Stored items
*** Begin section ***
__global__ __launch_bounds__(256) void block_fold_kernel(const double* __restrict__ cols, int k, int m, int reals, BlockScalars sc,
                                                         const double* __restrict__ p, int pstride, double* __restrict__ rho2,
                                                         double* __restrict__ cpk, double* __restrict__ hist_alpha,
                                                         double* __restrict__ hist_beta, double* __restrict__ raw0,
                                                         double* __restrict__ raw1, BlockHost host) {
  __shared__ double red[8];
  const int tid = threadIdx.x;
  const int W = k + 1, RW = reals * W;
  const double* tail = cols + (size_t)m * RW;
  const double* diag = tail + reals * m * (m - 1) / 2;
  for (int s = 0; s < m; ++s) {
    const int j = k + 1 + s;
    double* raw = (s & 1) ? raw1 : raw0;
    const double* rawp = (s & 1) ? raw0 : raw1;
    double* row = cpk + block_row_at(reals, j);
    const double* ms = cols + (size_t)s * RW;
    const double* ps = p + (size_t)s * pstride;
    const bool comp = s == m - 1 || s == m - 2;
    const double nn = diag[s], nraw2 = *sc.nsq[s];
    for (int i = tid; i < RW; i += 256) raw[i] = ms[i] / sqrt(rho2[i / reals]);
    __syncthreads();
    for (int col = k - 1; col <= k; ++col) {
      const double* cr = cpk + block_row_at(reals, col);
      double dre = 0.0, dim = 0.0;
      for (int l = tid; l < col; l += 256) {
        if (reals == 2) {
          const double ar = cr[2 * l], ai = cr[2 * l + 1], br = raw[2 * l], bi = raw[2 * l + 1];
          dre += ar * br + ai * bi;
          dim += ar * bi - ai * br;
        } else {
          dre += cr[l] * raw[l];
        }
      }
      block_sum2_all(dre, dim, red);
      if (tid == 0) {
        const double ir = 1.0 / sqrt(rho2[col]);
        raw[reals * col] = (ms[reals * col] - dre) * ir;
        if (reals == 2) raw[2 * col + 1] = (ms[2 * col + 1] - dim) * ir;
      }
      __syncthreads();
    }
    double mxr = 0.0, mxc = 0.0, cc = 0.0;
    for (int i = tid; i < RW; i += 256) {
      const double v = comp ? raw[i] - ps[i] : raw[i];
      row[i] = v;
      mxr = fmax(mxr, fabs(raw[i]));
      mxc = fmax(mxc, fabs(v));
      cc = fma(v, v, cc);
    }
    __syncthreads();
    for (int sp = 0; sp < s; ++sp) {
      const int col = k + 1 + sp;
// ... 28 lines not shown
    }
    double zero_ = 0.0;
    block_sum2_all(cc, zero_, red);
    block_max2_all(mxr, mxc, red);
    double r2 = nn - cc;
    r2 = r2 > 0.0 ? r2 : 0.0;
    double alpha_pub;
    if (s == 0) {
      alpha_pub = hist_alpha[k];
    } else {
      double qb = 0.0;
      for (int i = tid; i < reals * (j - 1); i += 256)
        qb = fma(rawp[i], block_tri_row(hist_alpha, hist_beta, rawp, i, reals, j - 1, hist_alpha[j - 2]), qb);
      block_sum2_all(qb, zero_, red);
      const double rp2 = rho2[j - 1];
      alpha_pub = rp2 > 0.0 ? (*sc.e[s] * *sc.nsq[s - 1] - 2.0 * rp2 * rawp[reals * (j - 2)] - qb) / rp2 : 0.0;
    }
    __syncthreads();
    if (tid == 0) {
      rho2[j] = r2;
      hist_beta[j - 1] = sqrt(r2);
      if (s > 0) hist_alpha[j - 1] = alpha_pub;
      double gate = 1.0;
      if (nn > 0.0 && nraw2 > 0.0) gate = fmax(mxr / sqrt(nraw2), mxc / sqrt(nn));
      host.slot[s][0] = alpha_pub;
      host.slot[s][1] = r2;
      host.slot[s][2] = nn;
      host.slot[s][3] = r2;
      *host.gate[s] = gate;
    }
    __syncthreads();
  }
}
void launch_block_fold(const double* cols, int k, int m, int reals, const BlockScalars& sc, const double* p, int pstride, double* rho2,
                       double* cpk, double* hist_alpha, double* hist_beta, double* raw0, double* raw1, const BlockHost& host, hipStream_t s,
                       hipEvent_t stop) {
  LL_LAUNCH_STOP(stop, block_fold_kernel, dim3(1), dim3(256), 0, s, cols, k, m, reals, sc, p, pstride, rho2, cpk, hist_alpha, hist_beta, raw0,
                 raw1, host);
  LL_HIP(hipGetLastError());
}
*** End section ***
» **TO DO**
Please copy out every entry word for word.

» **RESPONSE TO THE TASK**
__global__ __launch_bounds__(256) void block_fold_kernel(const double* __restrict__ cols, int k, int m, int reals, BlockScalars sc,
                                                         const double* __restrict__ p, int pstride, double* __restrict__ rho2,
                                                         double* __restrict__ cpk, double* __restrict__ hist_alpha,
                                                         double* __restrict__ hist_beta, double* __restrict__ raw0,
                                                         double* __restrict__ raw1, BlockHost host) {
  __shared__ double red[8];
  const int tid = threadIdx.x;
  const int W = k + 1, RW = reals * W;
  const double* tail = cols + (size_t)m * RW;
  const double* diag = tail + reals * m * (m - 1) / 2;
  for (int s = 0; s < m; ++s) {
    const int j = k + 1 + s;
    double* raw = (s & 1) ? raw1 : raw0;
    const double* rawp = (s & 1) ? raw0 : raw1;
    double* row = cpk + block_row_at(reals, j);
    const double* ms = cols + (size_t)s * RW;
    const double* ps = p + (size_t)s * pstride;
    const bool comp = s == m - 1 || s == m - 2;
    const double nn = diag[s], nraw2 = *sc.nsq[s];
    for (int i = tid; i < RW; i += 256) raw[i] = ms[i] / sqrt(rho2[i / reals]);
    __syncthreads();
    for (int col = k - 1; col <= k; ++col) {
      const double* cr = cpk + block_row_at(reals, col);
      double dre = 0.0, dim = 0.0;
      for (int l = tid; l < col; l += 256) {
        if (reals == 2) {
          const double ar = cr[2 * l], ai = cr[2 * l + 1], br = raw[2 * l], bi = raw[2 * l + 1];
          dre += ar * br + ai * bi;
          dim += ar * bi - ai * br;
        } else {
          dre += cr[l] * raw[l];
        }
      }
      block_sum2_all(dre, dim, red);
      if (tid == 0) {
        const double ir = 1.0 / sqrt(rho2[col]);
        raw[reals * col] = (ms[reals * col] - dre) * ir;
        if (reals == 2) raw[2 * col + 1] = (ms[2 * col + 1] - dim) * ir;
      }
      __syncthreads();
    }
    double mxr = 0.0, mxc = 0.0, cc = 0.0;
    for (int i = tid; i < RW; i += 256) {
      const double v = comp ? raw[i] - ps[i] : raw[i];
      row[i] = v;
      mxr = fmax(mxr, fabs(raw[i]));
      mxc = fmax(mxc, fabs(v));
      cc = fma(v, v, cc);
    }
    __syncthreads();
    for (int sp = 0; sp < s; ++sp) {
      const int col = k + 1 + sp;
// ... 28 lines not shown
    }
    double zero_ = 0.0;
    block_sum2_all(cc, zero_, red);
    block_max2_all(mxr, mxc, red);
    double r2 = nn - cc;
    r2 = r2 > 0.0 ? r2 : 0.0;
    double alpha_pub;
    if (s == 0) {
      alpha_pub = hist_alpha[k];
    } else {
      double qb = 0.0;
      for (int i = tid; i < reals * (j - 1); i += 256)
        qb = fma(rawp[i], block_tri_row(hist_alpha, hist_beta, rawp, i, reals, j - 1, hist_alpha[j - 2]), qb);
      block_sum2_all(qb, zero_, red);
      const double rp2 = rho2[j - 1];
      alpha_pub = rp2 > 0.0 ? (*sc.e[s] * *sc.nsq[s - 1] - 2.0 * rp2 * rawp[reals * (j - 2)] - qb) / rp2 : 0.0;
    }
    __syncthreads();
    if (tid == 0) {
      rho2[j] = r2;
      hist_beta[j - 1] = sqrt(r2);
      if (s > 0) hist_alpha[j - 1] = alpha_pub;
      double gate = 1.0;
      if (nn > 0.0 && nraw2 > 0.0) gate = fmax(mxr / sqrt(nraw2), mxc / sqrt(nn));
      host.slot[s][0] = alpha_pub;
      host.slot[s][1] = r2;
      host.slot[s][2] = nn;
      host.slot[s][3] = r2;
      *host.gate[s] = gate;
    }
    __syncthreads();
  }
}
void launch_block_fold(const double* cols, int k, int m, int reals, const BlockScalars& sc, const double* p, int pstride, double* rho2,
                       double* cpk, double* hist_alpha, double* hist_beta, double* raw0, double* raw1, const BlockHost& host, hipStream_t s,
                       hipEvent_t stop) {
  LL_LAUNCH_STOP(stop, block_fold_kernel, dim3(1), dim3(256), 0, s, cols, k, m, reals, sc, p, pstride, rho2, cpk, hist_alpha, hist_beta, raw0,
                 raw1, host);
  LL_HIP(hipGetLastError());
}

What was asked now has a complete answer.